Have a nice day, because of our freedom's you have the right to

OM said...

Anonymous, Christmas is quiet. I like Christmas.

Sandy, it's more than one day because my neighbors have leftovers. And how does lighting your butt on fire celebrate freedom? I assume you can't do that in a Taliban cave or in a North Korean synchronized dancing hall, but really, that's not where freedom starts and ends.

And if my neighbors' dogs woke me up every day, I also wouldn't be angry at the dogs. But I might scratch their owners' cars.

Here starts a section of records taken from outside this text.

__global__ __launch_bounds__(256) void bev_split_kernel(const uint4* __restrict__ fs, int C, int D, int H, int W,
                                                        const unsigned long long* __restrict__ bits,
                                                        const uint32_t* __restrict__ prefix, long long ntok,
                                                        uint4* __restrict__ out) {
  const int upt = C * D / 8;
  const long long t = (long long)blockIdx.x * 256 + threadIdx.x;
  if (t >= ntok * upt) return;
  const long long tok = t / upt;
  const int j = (int)(t - tok * upt);
  const int hw = H * W;
  const int b = (int)(tok / hw), pos = (int)(tok - (long long)b * hw);
  const int y = pos / W, x = pos - y * W;
  _Float16 hi[8], lo[8];
  if (D == 2) {
    const int r0 = occ_lookup(bits, prefix, (((unsigned long long)b * 2 + 0) * H + y) * W + x);
    const int r1 = occ_lookup(bits, prefix, (((unsigned long long)b * 2 + 1) * H + y) * W + x);
    uint2 h0 = make_uint2(0, 0), l0 = h0, h1 = h0, l1 = h0;
    const int uc = j >> 1, e = j & 1;
    if (r0 >= 0) {
      const uint2* p = reinterpret_cast<const uint2*>(fs + split_hi_index((size_t)r0, C >> 3, uc));
      h0 = p[e];
      l0 = p[8 + e];
    }
    if (r1 >= 0) {
      const uint2* p = reinterpret_cast<const uint2*>(fs + split_hi_index((size_t)r1, C >> 3, uc));
      h1 = p[e];
      l1 = p[8 + e];
    }
    const _Float16 *a0 = reinterpret_cast<const _Float16*>(&h0), *a1 = reinterpret_cast<const _Float16*>(&h1);
    const _Float16 *b0 = reinterpret_cast<const _Float16*>(&l0), *b1 = reinterpret_cast<const _Float16*>(&l1);
#pragma unroll
    for (int q = 0; q < 4; ++q) {
      hi[2 * q] = a0[q]; hi[2 * q + 1] = a1[q];
      lo[2 * q] = b0[q]; lo[2 * q + 1] = b1[q];
    }
  } else {
    for (int q = 0; q < 8; ++q) {
      const int ch = 8 * j + q, c = ch / D, z = ch - c * D;
      const int r = occ_lookup(bits, prefix, (((unsigned long long)b * D + z) * H + y) * W + x);
      hi[q] = lo[q] = (_Float16)0.f;
      if (r >= 0) {
        const _Float16* p = reinterpret_cast<const _Float16*>(fs + split_hi_index((size_t)r, C >> 3, c >> 3));
        hi[q] = p[c & 7];
        lo[q] = p[32 + (c & 7)];
      }
    }
  }
  const int g = j >> 5, ju = j & 31;
  uint4* o = out + (size_t)g * ntok * 64 + split_hi_index((size_t)tok, 32, ju);
  o[0] = *reinterpret_cast<const uint4*>(hi);
  o[4] = *reinterpret_cast<const uint4*>(lo);
}

int sparse_to_bev_split_impl(const void* feats_split, int C, int B, int D, int H, int W, const OccIndex& occ, void* out,
                             hipStream_t st) {
  ISF_REQUIRE(C % 32 == 0 && (C * D) % 256 == 0, ISF_ERR_UNSUPPORTED,
              "bev (split token matrices): %d x %d channels are not whole 256-channel groups", C, D);
  const long long ntok = (long long)B * H * W, total = ntok * (C * D / 8);
  hipLaunchKernelGGL(bev_split_kernel, dim3(ceil_div(total, 256)), dim3(256), 0, st, reinterpret_cast<const uint4*>(feats_split),
                     C, D, H, W, occ.bits, occ.prefix, ntok, reinterpret_cast<uint4*>(out));
  ISF_LAUNCH_CHECK();
  return ISF_OK;
}

__global__ void check_rank_order_kernel(const int32_t* __restrict__ coors4, int n, int B, int D, int H, int W,
                                        const unsigned long long* __restrict__ bits,
                                        const uint32_t* __restrict__ prefix, int* __restrict__ flag) {
  const int i = blockIdx.x * blockDim.x + threadIdx.x;
  if (i >= n) return;
  const int4 c = reinterpret_cast<const int4*>(coors4)[i];
  int r = -1;
// ... 69 lines not shown
      ISF_TRY(a.alloc_n(&work, (size_t)2 * T));
      ISF_TRY(a.alloc_n(&table, (size_t)conv16_part_table_ints(parts, conv16_parts_cap(T, parts))));
      ISF_TRY(conv16_part_table_impl(nbr, lmask, stride, K, n_out, ly.c_in, ly.c_out, info, !order_ok, work, table, sg,
                                     (mode & ISF_CONV_MODE_UNIFORM_TILES) != 0));
      *order = table;
      *kind = kOrderParts;
      return ISF_OK;
    }
  }
  if (!order_ok) return ISF_OK;
  if (dma)
    ISF_TRY(sparse_conv_forward_dma_impl(nullptr, ly.c_in, ly.packed16, K, ly.c_out, nbr, stride, n_out, nullptr,
                                         nullptr, nullptr, 0, nullptr, mode, sg, nullptr, &info));
  else
    ISF_TRY(sparse_conv_forward_f16x3_impl(nullptr, ly.c_in, ly.packed16, K, ly.c_out, nbr, stride, n_out, nullptr,
                                           nullptr, nullptr, 0, nullptr, mode, sg, nullptr, &info));
  if (!dma && kind && tables && !lmask && conv16_table_applies(info) && n_out >= 16 * info.cus_per_xcd) {
    const int ng = ceil_div(n_out, 16);
    int32_t *masks = nullptr, *work = nullptr, *table = nullptr;
    ISF_TRY(a.alloc_n(&masks, (size_t)ng));
    ISF_TRY(a.alloc_n(&work, (size_t)ng));
    ISF_TRY(a.alloc_n(&table, (size_t)conv16_table_ints(info)));
    ISF_TRY(conv_group_masks_impl(nbr, stride, K, n_out, masks, work, sg));
    ISF_TRY(conv16_tile_table_impl(work, n_out, info, table, sg));
    *order = table;
    *kind = kOrderTable;
    return ISF_OK;
  }
  if (!conv16_order_applies(info)) {
    if (band > 0 && coors_out && conv16_band_order_applies(info)) {
      int32_t* ord = nullptr;
      ISF_TRY(a.alloc_n(&ord, (size_t)conv16_order_parts(info) * conv16_order_tiles(info)));
      ISF_TRY(conv16_band_order_impl(coors_out, n_out, info, band, ord, sg));
      *order = ord;
    }
    return ISF_OK;
  }
  const size_t n = (size_t)conv16_order_parts(info) * conv16_order_tiles(info);
  int32_t *work = nullptr, *ord = nullptr;
  ISF_TRY(a.alloc_n(&work, n));
  ISF_TRY(a.alloc_n(&ord, n));
  ISF_TRY(conv16_tile_order_impl(nbr, stride, K, n_out, info, work, ord, sg, lmask));
  *order = ord;
  return ISF_OK;
}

Wait a second! Maybe I'm just an asshole!

Anonymous said...

I serve in the United States Army and I think that your minor inconvenience is a pathetically stupid reason to despise a holiday that memorializes the men and women who stood to make this nation free over 230 years ago. If you don't like it at least come up with a more meaningful reason to despise the day we celebrate our nation's independence!

OM said...

The men and women did not stand for the rights of people to get drunk and blow their butts open (I think they were actually allowed to do that in ol' England). But maybe they did stand for the rights of people to write how much they didn't like firecrackers in the middle of the night.

Micgar said...

I agree with those who consider the fireworks a nuisance. We are still hearing bottle rockets and firecrackers-it's July 24 for pete's sake!! These guys can blow it out their ass! No really, what makes people do this sort of thing?!

OM said...

You know, Micgar, you'd think by some of these comments here that if you can't stick a firecracker in your butt the terrorists have won.